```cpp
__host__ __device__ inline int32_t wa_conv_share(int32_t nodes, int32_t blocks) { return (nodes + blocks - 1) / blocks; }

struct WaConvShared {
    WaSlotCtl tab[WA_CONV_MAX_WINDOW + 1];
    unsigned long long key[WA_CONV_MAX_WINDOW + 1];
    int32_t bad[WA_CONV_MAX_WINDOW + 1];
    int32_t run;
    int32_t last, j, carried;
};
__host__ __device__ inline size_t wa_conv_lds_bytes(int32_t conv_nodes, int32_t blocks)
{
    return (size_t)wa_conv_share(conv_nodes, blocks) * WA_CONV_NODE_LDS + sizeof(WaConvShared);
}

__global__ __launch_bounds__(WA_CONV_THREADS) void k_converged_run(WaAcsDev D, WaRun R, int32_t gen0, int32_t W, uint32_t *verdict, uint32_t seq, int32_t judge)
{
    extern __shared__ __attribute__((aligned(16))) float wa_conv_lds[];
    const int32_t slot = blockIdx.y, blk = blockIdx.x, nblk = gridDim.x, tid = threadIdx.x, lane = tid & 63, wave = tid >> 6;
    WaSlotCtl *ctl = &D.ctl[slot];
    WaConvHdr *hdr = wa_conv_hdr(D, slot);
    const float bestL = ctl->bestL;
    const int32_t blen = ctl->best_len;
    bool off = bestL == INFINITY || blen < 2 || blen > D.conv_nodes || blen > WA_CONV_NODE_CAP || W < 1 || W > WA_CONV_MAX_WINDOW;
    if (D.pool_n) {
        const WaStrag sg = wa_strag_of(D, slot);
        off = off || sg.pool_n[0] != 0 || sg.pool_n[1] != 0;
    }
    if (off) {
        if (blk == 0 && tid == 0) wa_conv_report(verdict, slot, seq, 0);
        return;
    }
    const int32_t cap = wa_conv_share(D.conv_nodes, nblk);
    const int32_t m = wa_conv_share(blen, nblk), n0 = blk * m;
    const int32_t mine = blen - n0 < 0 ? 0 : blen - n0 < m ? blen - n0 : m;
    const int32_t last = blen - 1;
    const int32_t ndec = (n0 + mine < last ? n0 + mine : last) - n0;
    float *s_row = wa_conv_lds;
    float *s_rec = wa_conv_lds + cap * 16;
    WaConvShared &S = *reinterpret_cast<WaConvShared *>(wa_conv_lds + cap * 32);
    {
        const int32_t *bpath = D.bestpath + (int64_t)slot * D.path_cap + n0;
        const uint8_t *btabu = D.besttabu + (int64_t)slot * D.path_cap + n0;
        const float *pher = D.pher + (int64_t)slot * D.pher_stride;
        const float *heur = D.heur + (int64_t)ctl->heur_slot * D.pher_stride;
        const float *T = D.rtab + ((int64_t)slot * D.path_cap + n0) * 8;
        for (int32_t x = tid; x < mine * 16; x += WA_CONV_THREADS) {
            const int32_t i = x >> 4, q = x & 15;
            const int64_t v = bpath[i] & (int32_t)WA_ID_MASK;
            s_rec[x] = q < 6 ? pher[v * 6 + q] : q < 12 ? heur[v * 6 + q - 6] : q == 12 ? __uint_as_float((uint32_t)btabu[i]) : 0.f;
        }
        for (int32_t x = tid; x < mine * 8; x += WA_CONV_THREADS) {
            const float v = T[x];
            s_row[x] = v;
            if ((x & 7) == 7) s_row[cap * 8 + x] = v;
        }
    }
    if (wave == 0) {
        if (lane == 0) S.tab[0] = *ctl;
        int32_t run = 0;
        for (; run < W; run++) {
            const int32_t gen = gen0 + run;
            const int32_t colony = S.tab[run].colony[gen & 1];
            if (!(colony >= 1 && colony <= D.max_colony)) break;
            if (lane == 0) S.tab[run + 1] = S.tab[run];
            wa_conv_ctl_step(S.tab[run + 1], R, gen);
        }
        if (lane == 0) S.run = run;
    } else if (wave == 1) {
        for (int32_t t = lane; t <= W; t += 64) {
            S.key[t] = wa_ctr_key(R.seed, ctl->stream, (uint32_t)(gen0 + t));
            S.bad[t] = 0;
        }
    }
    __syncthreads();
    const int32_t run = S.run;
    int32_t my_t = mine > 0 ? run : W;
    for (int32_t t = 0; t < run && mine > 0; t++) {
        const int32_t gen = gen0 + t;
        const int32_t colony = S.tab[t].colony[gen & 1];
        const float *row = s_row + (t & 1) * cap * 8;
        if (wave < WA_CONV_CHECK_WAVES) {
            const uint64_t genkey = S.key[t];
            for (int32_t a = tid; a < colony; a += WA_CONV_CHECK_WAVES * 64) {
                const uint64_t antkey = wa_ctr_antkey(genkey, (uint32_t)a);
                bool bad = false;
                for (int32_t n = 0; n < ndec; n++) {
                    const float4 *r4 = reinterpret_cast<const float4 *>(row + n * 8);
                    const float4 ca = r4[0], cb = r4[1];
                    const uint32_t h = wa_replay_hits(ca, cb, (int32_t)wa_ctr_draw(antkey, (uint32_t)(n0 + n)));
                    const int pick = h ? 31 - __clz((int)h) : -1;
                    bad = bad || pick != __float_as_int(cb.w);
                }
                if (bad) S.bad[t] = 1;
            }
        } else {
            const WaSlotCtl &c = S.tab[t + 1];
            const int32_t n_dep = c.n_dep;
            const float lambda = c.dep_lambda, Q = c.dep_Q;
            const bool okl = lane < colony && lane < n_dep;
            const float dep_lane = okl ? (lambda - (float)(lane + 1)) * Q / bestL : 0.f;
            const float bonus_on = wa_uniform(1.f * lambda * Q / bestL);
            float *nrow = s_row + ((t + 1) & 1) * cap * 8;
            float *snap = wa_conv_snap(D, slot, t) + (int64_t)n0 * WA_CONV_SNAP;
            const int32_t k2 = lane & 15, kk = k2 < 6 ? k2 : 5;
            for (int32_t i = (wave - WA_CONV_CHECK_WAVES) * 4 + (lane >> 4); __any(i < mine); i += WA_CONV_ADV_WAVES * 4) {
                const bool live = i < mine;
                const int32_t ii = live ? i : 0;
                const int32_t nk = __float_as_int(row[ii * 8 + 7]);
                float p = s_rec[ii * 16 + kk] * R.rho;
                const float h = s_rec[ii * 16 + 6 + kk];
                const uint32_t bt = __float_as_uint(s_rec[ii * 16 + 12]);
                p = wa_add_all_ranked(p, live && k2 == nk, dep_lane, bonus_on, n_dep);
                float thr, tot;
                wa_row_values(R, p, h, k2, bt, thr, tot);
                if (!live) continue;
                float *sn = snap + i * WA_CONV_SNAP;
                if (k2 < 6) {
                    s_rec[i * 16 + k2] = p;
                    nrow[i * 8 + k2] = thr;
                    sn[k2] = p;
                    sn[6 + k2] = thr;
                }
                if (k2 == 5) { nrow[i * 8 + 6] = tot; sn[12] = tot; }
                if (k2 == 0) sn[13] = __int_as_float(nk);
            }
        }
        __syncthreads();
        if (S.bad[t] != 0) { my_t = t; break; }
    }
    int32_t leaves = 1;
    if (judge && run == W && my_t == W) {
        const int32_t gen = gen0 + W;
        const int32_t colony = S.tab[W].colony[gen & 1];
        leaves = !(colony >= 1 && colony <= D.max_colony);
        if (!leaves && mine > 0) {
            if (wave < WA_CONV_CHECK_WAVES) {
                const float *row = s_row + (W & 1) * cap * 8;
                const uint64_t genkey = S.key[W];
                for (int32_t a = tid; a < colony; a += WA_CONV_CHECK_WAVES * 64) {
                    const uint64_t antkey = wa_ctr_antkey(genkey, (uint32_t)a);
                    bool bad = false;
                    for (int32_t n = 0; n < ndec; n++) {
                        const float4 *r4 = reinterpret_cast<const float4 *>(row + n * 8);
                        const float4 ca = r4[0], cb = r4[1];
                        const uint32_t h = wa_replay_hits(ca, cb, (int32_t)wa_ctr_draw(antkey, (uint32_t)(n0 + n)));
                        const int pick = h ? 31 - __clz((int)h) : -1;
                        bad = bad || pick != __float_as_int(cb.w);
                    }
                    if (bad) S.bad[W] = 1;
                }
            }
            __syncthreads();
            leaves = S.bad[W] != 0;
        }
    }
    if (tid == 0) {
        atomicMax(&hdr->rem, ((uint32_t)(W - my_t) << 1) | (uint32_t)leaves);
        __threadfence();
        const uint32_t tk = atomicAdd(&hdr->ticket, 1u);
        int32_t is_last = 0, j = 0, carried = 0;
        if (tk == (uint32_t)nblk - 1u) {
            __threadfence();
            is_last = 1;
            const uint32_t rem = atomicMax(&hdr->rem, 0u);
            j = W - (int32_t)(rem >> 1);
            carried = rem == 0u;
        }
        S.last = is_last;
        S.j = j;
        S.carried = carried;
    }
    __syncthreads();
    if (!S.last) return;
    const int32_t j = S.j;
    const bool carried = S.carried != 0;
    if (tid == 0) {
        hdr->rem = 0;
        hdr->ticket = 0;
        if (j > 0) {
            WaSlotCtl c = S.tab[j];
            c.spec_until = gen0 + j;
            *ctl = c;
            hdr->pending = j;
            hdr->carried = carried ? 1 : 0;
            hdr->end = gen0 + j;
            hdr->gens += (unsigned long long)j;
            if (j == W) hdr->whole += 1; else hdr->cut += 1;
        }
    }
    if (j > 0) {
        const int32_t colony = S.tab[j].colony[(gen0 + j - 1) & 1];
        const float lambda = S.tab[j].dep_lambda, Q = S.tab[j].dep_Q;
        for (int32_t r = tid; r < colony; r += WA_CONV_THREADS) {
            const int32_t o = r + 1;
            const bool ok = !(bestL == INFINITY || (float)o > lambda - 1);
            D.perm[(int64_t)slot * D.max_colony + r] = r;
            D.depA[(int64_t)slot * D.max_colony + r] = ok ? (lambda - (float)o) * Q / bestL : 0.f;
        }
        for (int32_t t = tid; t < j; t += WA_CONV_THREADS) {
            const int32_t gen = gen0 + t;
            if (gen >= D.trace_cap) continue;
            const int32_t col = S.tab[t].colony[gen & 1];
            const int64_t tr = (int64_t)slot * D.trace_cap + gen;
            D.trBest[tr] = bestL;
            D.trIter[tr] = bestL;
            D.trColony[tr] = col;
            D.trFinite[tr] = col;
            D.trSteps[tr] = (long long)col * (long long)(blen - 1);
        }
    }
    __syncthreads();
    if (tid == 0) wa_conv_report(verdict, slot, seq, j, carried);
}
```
#####
- [Directions] From the records, copy out each line that includes the string "pick".

- [Task result]
                    const int pick = h ? 31 - __clz((int)h) : -1;
                    bad = bad || pick != __float_as_int(cb.w);
                        const int pick = h ? 31 - __clz((int)h) : -1;
                        bad = bad || pick != __float_as_int(cb.w);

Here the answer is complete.